Xpert MTB/RIF Ultra assay for tuberculosis disease and rifampicin resistance in children.
In 2023, an estimated 1.3 million children (aged 0-14 years) became ill with tuberculosis, and 166,000 children (aged 0-15 years) died from the disease. Xpert MTB/RIF Ultra (Xpert Ultra) is a molecular World Health Organization (WHO)-recommended rapid diagnostic test that detects Mycobacterium tuberculosis complex and rifampicin resistance. This is an update of a Cochrane review first published in 2020 and last updated in 2022. Parts of the current update informed the 2024 WHO updated guidance for the diagnosis of tuberculosis.
To assess the diagnostic accuracy of Xpert Ultra for detecting pulmonary tuberculosis, tuberculous meningitis, lymph node tuberculosis, and rifampicin resistance in children (aged 0-9 years) with presumed tuberculosis.
We searched the Cochrane Central Register of Controlled Trials (CENTRAL), MEDLINE, Embase, three other databases, and three trial registers without language restrictions to 6 October 2023.

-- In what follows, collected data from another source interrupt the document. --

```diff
@@ -764,6 +784,21 @@
         if constexpr (MULTI) nquads = min(nquads, (p.lcap - 4) >> 2);
         nquads = __builtin_amdgcn_readfirstlane(nquads);
         const int len0pad = (len0 + 3) & ~3, len1pad = (len1 + 3) & ~3;
+        auto letters4 = [&](const int8_t* s, int lenpad, int j) -> u32 {
+            u32 w = 0x14141414u;
+            if (j < lenpad) w = *reinterpret_cast<const u32*>(s + j);
+            return w * (u32)G::kLetterUnits;
+        };
+        if constexpr (kAddr) {
+            u32* const sw = gBorder + border_region_words<LANES>(p.lcap) + LANES;
+            sw[lane - LANES] = (u32)(kPadLetter * G::kLetterUnits) * 0x01000100u;
+            for (int c = lane; c < nquads + LANES / 4; c += LANES) {
+                const u32 a = letters4(s0, len0pad, 4 * c), b = letters4(s1, len1pad, 4 * c);
+                *reinterpret_cast<uint4*>(sw + 4 * c) = make_uint4(__builtin_amdgcn_perm(b, a, 0x040c000cu), __builtin_amdgcn_perm(b, a, 0x050c010cu),
+                                                                   __builtin_amdgcn_perm(b, a, 0x060c020cu), __builtin_amdgcn_perm(b, a, 0x070c030cu));
+            }
+            __builtin_amdgcn_fence(__ATOMIC_RELEASE, "workgroup");
+        }
 
         u32 maxv = 0u;
         for (int stripe = 0; stripe < p.nstripes; stripe++) {
@@ -808,14 +843,15 @@
             if constexpr (A::kPacked && LANES <= 16) st.yA |= st.yA << 16;
 
             auto fetch = [&](const int8_t* s, int lenpad, int blk) -> u32 {
-                const int j = blk * (4 * LANES) + lane * 4;
-                u32 w = 0x14141414u;
-                if (j < lenpad) w = *reinterpret_cast<const u32*>(s + j);
-                return w * (u32)G::kLetterUnits;
+                if constexpr (kAddr) return 0u;
+                else return letters4(s, lenpad, blk * (4 * LANES) + lane * 4);
             };
             u32 nextA = fetch(s0, len0pad, 0);
             u32 nextB = A::kPacked ? fetch(s1, len1pad, 0) : 0u;
             u32 lettersA = 0, lettersB = 0;
+            StreamPtr streamAt = streamBase;
+            auto stream_word = [&](int k) -> u32 { return ((const __attribute__((address_space(1))) u32*)(streamAt + (size_t)streamOff))[k]; };
+            u32 nxtW = 0;
 
             const bool last = stripe + 1 == p.nstripes;
             const unsigned char* inPtr = ringIn;
@@ -849,13 +885,14 @@
                 }
                 __builtin_amdgcn_fence(__ATOMIC_RELEASE, "wavefront");
                 nxt = *reinterpret_cast<const uint2*>(inPtr);
+                if constexpr (kAddr) nxtW = stream_word(0);
             }
             auto block_end = [&](int blk) {
                 int t = tid;
                 asm volatile("" : "+v"(t));
                 const int ln = t & (LANES - 1), grp = t / LANES;
                 unsigned char* const rIn = rings + grp * BD::kGroupBytes + 16 * ln;
-                u32* const gb = p.scratch + ((size_t)blockIdx.x * kGroups + grp) * (size_t)border_region_words<LANES>(p.lcap) + 4 * ln;
+                u32* const gb = p.scratch + ((size_t)blockIdx.x * kGroups + grp) * (size_t)group_region_words<LANES>(p.lcap) + 4 * ln;
                 __builtin_amdgcn_fence(__ATOMIC_ACQ_REL, "wavefront");
                 if (!last) {
                     const uint4 v = *reinterpret_cast<const uint4*>(rIn + BD::kInBytes);
@@ -887,7 +924,7 @@
                 }
             };
             auto quad = [&](int q) {
-                if ((q & (kQuadsPerLetterBlock - 1)) == 0) {
+                if (!kAddr && (q & (kQuadsPerLetterBlock - 1)) == 0) {
                     lettersA = nextA; lettersB = nextB;
                     nextA = fetch(s0, len0pad, q / kQuadsPerLetterBlock + 1);
                     if constexpr (A::kPacked) nextB = fetch(s1, len1pad, q / kQuadsPerLetterBlock + 1);
@@ -904,8 +941,17 @@
                             nxt = *reinterpret_cast<const uint2*>(inPtr + 8 * (BYTE + 1));
                         }
                     }
-                    dp_step<KIND, R, LANES, BYTE, MULTI, OFFS, P, true, kUni>(st, lds, lettersA, lettersB, p.gop, p.gex, in.x, in.y, apos, first,
-                                                                          p.wrap_class, p.wrap_last, head, laneStep, zw);
+                    if constexpr (kAddr) {
+                        lettersA = nxtW;
+                        if constexpr (BYTE == 3) {
+                            streamAt += 16;
+                            nxtW = stream_word(0);
+                        } else {
+                            nxtW = stream_word(BYTE + 1);
+                        }
+                    }
+                    dp_step<KIND, R, LANES, BYTE, MULTI, OFFS, P, true, kUni, kAddr>(st, lds, lettersA, lettersB, p.gop, p.gex, in.x, in.y, apos, first,
+                                                                                 p.wrap_class, p.wrap_last, head, laneStep, zw);
                     if constexpr (kUni && BYTE == 3) {
                         if (lower) lower_frame();
                     }
@@ -916,8 +962,10 @@
                 border_step(std::integral_constant<int, 2>{});
                 border_step(std::integral_constant<int, 3>{});
                 if constexpr (MULTI) outPtr += walkOut;
-                lettersA = dpp<SHL1, true>(0u, lettersA);
-                if constexpr (A::kPacked) lettersB = dpp<SHL1, true>(0u, lettersB);
+                if constexpr (!kAddr) {
+                    lettersA = dpp<SHL1, true>(0u, lettersA);
+                    if constexpr (A::kPacked) lettersB = dpp<SHL1, true>(0u, lettersB);
+                }
                 if constexpr (OFFS && A::kWindow) {
                     if constexpr (!kUni) {
 #pragma unroll
diff --git a/cudasw4_amd/csrc/sw_stream_kernel.hpp b/cudasw4_amd/csrc/sw_stream_kernel.hpp
--- a/cudasw4_amd/csrc/sw_stream_kernel.hpp
+++ b/cudasw4_amd/csrc/sw_stream_kernel.hpp
@@ -39,7 +39,7 @@
 
     unsigned char* const ringIn = rings + (MULTI ? group * BD::kGroupBytes : 0);
     unsigned char* const ringOut = ringIn + BD::kInBytes;
-    u32* const gBorder = MULTI ? p.scratch + ((size_t)blockIdx.x * kGroups + group) * (size_t)border_region_words<LANES>(p.lcap) : nullptr;
+    u32* const gBorder = MULTI ? p.scratch + ((size_t)blockIdx.x * kGroups + group) * (size_t)group_region_words<LANES>(p.lcap) : nullptr;
 
     const int a = p.gex_mag;
     const u32 apos = A::pos_word(a);
@@ -221,7 +221,7 @@
                 asm volatile("" : "+v"(t));
                 const int ln = t & (LANES - 1), grp = t / LANES;
                 unsigned char* const rIn = rings + grp * BD::kGroupBytes + 16 * ln;
-                u32* const gb = p.scratch + ((size_t)blockIdx.x * kGroups + grp) * (size_t)border_region_words<LANES>(p.lcap) + 4 * ln;
+                u32* const gb = p.scratch + ((size_t)blockIdx.x * kGroups + grp) * (size_t)group_region_words<LANES>(p.lcap) + 4 * ln;
                 __builtin_amdgcn_fence(__ATOMIC_ACQ_REL, "wavefront");
                 if (!last) {
                     const uint4 v = *reinterpret_cast<const uint4*>(rIn + BD::kInBytes);
```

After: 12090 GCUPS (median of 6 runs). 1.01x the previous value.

For study design, we included cross-sectional and cohort studies and randomized trials that evaluated Xpert Ultra in HIV-positive and HIV-negative children aged birth to nine years. Regarding specimen type, we included studies evaluating sputum, gastric, stool, or nasopharyngeal specimens (pulmonary tuberculosis); cerebrospinal fluid (tuberculous meningitis); and fine needle aspirate or surgical biopsy tissue (lymph node tuberculosis). Reference standards for detection of tuberculosis were microbiological reference standard (MRS; including culture) or composite reference standard (CRS); for stool, we considered Xpert Ultra in sputum or gastric aspirates in addition to culture. Reference standards for detection of rifampicin resistance in sputum were phenotypic drug susceptibility testing or targeted or whole genome sequencing.
Two review authors independently extracted data and assessed methodological quality using the tailored QUADAS-2 tool, judging risk of bias separately for each target condition and sample type. We conducted separate meta-analyses for detection of pulmonary tuberculosis, tuberculous meningitis, lymph node tuberculosis, and rifampicin resistance. We used a bivariate model to estimate summary sensitivity and specificity with 95% confidence intervals (CIs). We assessed certainty of evidence using the GRADE approach.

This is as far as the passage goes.